- [EXERCISE]
Look through the material for lines with the word "whiten", and copy each one.
***** TASK INPUTS
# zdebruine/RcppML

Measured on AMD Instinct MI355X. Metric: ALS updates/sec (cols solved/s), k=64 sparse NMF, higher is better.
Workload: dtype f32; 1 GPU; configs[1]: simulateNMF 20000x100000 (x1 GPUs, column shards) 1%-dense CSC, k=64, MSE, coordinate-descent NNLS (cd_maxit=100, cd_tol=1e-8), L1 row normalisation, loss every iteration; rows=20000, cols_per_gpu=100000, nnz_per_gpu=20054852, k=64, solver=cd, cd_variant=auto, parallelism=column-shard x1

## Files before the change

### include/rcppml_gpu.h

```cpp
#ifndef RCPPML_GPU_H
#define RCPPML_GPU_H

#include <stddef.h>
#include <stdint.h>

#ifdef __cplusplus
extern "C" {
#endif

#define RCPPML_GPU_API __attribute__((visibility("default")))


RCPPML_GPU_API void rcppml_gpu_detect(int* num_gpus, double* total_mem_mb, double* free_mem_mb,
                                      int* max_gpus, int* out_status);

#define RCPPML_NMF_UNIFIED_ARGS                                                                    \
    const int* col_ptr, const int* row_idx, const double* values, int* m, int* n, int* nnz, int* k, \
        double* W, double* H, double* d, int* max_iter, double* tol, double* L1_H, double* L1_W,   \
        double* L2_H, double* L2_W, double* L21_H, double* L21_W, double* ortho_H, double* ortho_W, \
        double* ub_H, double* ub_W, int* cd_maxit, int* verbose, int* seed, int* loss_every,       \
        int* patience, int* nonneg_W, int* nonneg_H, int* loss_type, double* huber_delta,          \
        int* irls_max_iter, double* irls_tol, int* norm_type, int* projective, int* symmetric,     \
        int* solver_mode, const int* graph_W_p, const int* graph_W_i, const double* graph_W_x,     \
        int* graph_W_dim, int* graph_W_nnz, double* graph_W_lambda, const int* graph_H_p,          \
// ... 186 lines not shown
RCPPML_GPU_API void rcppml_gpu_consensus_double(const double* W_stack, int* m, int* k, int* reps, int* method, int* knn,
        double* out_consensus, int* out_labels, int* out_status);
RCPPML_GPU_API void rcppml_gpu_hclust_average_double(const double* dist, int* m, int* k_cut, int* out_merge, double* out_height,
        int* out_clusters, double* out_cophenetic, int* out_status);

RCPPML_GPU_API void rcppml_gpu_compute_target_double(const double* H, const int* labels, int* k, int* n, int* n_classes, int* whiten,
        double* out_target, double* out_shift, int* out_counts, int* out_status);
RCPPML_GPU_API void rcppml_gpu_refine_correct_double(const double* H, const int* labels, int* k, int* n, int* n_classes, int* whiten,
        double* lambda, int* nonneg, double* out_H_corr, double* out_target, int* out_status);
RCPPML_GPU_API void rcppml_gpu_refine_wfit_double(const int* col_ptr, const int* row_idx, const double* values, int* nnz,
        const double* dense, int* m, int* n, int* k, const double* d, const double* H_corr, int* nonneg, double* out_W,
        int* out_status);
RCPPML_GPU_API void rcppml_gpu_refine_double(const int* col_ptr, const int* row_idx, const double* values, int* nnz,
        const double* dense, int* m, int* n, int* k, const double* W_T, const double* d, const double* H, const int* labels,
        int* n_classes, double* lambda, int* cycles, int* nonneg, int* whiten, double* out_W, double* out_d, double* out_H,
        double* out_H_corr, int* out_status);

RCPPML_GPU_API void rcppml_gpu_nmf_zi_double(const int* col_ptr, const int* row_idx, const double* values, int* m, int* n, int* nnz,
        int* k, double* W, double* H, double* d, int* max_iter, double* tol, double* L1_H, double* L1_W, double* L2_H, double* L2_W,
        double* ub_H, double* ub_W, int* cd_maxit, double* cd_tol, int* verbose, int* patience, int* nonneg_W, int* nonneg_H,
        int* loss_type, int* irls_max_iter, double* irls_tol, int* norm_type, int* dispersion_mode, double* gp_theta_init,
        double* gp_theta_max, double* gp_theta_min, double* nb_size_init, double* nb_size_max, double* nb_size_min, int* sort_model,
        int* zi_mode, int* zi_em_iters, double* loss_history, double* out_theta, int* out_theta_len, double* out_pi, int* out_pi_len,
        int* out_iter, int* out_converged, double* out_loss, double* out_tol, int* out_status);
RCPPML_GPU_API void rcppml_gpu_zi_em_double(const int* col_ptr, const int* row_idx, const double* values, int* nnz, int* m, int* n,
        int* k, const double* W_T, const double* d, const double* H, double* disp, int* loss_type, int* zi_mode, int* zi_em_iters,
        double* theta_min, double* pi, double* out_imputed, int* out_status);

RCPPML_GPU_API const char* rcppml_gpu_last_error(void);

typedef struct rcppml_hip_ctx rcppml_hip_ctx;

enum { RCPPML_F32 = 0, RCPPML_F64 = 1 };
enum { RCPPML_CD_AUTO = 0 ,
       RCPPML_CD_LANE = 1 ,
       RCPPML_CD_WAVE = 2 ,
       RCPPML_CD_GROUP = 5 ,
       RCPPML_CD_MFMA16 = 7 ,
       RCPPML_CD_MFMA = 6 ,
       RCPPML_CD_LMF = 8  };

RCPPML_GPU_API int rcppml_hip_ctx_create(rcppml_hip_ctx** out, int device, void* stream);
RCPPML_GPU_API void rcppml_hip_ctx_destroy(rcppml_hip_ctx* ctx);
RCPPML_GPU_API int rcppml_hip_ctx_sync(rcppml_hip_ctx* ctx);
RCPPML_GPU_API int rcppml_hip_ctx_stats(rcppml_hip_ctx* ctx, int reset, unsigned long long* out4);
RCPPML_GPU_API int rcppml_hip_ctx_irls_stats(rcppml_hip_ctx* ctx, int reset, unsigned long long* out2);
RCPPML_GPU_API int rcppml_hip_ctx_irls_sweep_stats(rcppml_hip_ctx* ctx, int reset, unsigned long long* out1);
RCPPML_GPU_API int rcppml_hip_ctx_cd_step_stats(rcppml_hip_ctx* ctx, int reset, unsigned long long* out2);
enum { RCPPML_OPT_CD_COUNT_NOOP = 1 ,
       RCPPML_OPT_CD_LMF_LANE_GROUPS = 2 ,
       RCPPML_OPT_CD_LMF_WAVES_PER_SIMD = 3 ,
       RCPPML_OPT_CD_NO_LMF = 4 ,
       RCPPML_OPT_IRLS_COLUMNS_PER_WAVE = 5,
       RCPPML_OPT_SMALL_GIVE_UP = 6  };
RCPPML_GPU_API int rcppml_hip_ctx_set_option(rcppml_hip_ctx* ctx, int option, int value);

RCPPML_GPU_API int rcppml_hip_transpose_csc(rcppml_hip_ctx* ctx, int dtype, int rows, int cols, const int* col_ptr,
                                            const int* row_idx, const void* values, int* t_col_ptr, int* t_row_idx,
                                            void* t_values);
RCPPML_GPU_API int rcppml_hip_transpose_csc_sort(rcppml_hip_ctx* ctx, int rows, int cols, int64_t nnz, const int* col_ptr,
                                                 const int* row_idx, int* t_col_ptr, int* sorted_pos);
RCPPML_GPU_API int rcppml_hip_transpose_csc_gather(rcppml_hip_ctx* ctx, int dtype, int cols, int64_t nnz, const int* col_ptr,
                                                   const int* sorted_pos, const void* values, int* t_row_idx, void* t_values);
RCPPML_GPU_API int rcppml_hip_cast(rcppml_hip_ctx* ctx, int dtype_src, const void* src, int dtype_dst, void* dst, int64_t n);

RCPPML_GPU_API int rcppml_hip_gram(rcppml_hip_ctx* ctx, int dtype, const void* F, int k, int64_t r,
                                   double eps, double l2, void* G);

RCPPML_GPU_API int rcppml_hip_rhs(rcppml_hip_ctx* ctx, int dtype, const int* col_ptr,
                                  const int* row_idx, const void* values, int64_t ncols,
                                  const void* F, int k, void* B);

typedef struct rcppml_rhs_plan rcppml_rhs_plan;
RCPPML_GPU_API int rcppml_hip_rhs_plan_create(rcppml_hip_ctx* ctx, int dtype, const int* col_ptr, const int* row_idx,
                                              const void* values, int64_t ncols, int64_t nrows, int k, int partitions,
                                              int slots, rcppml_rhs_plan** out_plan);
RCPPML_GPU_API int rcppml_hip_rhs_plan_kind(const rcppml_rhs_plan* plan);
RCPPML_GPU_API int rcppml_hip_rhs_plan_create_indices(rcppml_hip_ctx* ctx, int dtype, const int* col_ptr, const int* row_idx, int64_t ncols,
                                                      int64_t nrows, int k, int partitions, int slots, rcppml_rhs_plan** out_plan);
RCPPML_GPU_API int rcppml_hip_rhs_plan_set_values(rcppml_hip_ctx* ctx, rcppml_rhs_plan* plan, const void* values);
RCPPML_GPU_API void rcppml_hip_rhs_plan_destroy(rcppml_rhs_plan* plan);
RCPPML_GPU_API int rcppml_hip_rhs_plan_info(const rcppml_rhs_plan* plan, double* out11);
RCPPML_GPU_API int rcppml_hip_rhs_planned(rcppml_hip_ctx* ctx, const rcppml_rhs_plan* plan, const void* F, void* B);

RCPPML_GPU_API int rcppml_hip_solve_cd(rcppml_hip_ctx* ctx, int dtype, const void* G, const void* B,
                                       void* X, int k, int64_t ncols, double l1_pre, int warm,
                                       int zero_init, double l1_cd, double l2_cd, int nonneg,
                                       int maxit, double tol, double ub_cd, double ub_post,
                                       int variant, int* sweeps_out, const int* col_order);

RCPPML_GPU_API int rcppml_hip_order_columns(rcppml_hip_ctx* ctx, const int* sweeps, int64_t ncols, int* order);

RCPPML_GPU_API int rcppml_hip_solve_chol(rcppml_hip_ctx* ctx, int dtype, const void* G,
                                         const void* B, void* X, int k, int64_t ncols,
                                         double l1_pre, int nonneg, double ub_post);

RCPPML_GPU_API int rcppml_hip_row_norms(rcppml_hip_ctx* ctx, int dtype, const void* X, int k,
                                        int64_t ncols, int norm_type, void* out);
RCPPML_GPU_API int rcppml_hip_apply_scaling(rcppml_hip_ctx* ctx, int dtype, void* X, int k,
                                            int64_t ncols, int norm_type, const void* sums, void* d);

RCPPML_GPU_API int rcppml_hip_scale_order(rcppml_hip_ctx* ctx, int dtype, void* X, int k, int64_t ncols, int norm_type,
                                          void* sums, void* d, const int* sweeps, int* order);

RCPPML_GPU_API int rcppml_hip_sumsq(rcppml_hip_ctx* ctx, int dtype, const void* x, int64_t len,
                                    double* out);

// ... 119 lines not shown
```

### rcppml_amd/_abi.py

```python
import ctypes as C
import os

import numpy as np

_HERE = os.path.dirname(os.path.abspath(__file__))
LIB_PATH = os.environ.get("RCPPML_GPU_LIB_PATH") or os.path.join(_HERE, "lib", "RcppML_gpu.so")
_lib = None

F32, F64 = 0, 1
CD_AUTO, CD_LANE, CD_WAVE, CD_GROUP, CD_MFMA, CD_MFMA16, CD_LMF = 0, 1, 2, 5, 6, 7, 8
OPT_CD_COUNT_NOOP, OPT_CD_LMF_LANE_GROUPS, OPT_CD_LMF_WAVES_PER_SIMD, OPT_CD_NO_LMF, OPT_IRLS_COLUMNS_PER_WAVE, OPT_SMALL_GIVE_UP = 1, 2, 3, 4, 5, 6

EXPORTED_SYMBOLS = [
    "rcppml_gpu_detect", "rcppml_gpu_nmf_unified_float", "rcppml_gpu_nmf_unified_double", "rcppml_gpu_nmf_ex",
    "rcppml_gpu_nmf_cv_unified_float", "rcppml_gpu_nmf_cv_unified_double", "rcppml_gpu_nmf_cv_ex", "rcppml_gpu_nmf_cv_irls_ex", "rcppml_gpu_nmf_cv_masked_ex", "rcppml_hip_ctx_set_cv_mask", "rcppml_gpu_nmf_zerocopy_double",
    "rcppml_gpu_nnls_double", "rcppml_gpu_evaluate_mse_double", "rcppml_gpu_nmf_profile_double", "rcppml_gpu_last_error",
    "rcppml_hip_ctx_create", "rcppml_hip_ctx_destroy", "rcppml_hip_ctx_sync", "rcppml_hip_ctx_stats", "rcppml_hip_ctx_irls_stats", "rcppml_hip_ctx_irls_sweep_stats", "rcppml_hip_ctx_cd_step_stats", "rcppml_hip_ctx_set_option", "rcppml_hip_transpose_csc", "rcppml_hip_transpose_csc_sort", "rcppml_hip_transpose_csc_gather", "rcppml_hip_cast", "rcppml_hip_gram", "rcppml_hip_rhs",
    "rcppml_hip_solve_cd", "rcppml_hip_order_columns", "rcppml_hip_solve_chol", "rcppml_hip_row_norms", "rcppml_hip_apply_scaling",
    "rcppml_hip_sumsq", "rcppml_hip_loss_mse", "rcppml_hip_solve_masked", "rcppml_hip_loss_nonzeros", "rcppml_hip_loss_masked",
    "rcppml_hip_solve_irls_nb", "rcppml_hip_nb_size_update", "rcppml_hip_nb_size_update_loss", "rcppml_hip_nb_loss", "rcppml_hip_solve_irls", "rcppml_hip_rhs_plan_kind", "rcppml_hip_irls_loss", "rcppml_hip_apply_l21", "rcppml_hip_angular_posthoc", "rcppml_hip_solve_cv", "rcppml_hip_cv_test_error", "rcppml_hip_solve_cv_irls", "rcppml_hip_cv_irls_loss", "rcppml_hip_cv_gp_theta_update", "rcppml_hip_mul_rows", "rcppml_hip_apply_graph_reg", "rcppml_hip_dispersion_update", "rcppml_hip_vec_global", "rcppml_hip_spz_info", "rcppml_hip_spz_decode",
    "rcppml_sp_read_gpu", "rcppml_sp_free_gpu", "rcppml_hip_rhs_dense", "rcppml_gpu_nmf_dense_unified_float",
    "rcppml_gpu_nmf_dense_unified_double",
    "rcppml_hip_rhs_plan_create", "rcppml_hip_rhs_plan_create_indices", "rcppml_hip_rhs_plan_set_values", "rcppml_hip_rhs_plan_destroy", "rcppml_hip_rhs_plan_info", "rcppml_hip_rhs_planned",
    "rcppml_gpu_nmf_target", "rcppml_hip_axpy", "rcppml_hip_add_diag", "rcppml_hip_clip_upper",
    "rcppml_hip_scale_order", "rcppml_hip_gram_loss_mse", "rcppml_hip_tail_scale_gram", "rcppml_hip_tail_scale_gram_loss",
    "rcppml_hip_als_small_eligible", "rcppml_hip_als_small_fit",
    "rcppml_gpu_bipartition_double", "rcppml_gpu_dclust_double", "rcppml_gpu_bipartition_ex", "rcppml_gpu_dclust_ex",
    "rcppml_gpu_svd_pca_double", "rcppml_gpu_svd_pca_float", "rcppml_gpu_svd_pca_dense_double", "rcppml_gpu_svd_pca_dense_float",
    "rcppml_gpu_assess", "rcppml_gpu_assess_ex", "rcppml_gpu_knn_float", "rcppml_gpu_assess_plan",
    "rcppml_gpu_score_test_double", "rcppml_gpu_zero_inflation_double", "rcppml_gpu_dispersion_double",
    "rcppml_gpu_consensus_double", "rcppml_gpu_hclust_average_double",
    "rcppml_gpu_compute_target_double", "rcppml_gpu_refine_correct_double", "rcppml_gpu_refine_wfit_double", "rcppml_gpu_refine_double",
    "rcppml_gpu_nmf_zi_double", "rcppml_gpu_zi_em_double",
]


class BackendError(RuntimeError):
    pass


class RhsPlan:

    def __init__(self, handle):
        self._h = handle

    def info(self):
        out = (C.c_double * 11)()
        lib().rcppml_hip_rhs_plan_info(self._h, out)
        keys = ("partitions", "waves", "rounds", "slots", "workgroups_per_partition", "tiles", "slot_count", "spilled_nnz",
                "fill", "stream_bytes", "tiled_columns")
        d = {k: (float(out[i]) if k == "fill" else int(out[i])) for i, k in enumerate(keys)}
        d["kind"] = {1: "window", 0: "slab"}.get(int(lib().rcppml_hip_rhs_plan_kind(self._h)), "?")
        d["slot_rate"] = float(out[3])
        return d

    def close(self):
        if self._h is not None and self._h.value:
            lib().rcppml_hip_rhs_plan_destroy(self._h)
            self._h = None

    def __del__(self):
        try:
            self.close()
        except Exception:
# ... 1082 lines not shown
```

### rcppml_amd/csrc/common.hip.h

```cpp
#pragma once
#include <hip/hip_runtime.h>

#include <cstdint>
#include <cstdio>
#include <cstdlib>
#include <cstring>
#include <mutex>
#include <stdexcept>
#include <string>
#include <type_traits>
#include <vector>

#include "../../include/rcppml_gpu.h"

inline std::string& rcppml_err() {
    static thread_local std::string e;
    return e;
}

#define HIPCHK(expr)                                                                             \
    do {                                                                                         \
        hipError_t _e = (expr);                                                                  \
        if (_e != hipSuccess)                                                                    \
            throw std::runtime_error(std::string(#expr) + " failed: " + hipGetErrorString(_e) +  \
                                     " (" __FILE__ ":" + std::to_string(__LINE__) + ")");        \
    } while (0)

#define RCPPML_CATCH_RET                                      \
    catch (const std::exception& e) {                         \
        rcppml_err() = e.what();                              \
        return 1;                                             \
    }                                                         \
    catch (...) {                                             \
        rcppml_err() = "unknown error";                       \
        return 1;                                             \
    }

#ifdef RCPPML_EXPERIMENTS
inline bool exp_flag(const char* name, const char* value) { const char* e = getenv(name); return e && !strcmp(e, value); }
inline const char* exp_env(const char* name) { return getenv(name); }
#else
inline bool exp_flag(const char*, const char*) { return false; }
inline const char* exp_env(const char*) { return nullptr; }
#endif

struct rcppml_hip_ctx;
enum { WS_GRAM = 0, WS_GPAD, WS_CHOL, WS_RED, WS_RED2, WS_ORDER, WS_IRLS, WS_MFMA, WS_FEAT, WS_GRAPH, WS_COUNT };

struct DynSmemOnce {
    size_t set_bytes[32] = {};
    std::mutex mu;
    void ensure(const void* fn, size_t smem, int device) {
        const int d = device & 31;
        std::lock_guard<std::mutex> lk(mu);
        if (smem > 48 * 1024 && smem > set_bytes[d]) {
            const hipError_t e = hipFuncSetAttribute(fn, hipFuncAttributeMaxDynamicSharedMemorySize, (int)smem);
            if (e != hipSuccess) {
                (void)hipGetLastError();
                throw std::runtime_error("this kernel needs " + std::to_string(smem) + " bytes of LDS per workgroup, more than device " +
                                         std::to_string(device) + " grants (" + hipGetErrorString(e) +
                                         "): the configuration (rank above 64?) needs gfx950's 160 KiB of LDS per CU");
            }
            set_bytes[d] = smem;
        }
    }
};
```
**********
- [EXERCISE RESULT]
RCPPML_GPU_API void rcppml_gpu_compute_target_double(const double* H, const int* labels, int* k, int* n, int* n_classes, int* whiten,
RCPPML_GPU_API void rcppml_gpu_refine_correct_double(const double* H, const int* labels, int* k, int* n, int* n_classes, int* whiten,
        int* n_classes, double* lambda, int* cycles, int* nonneg, int* whiten, double* out_W, double* out_d, double* out_H,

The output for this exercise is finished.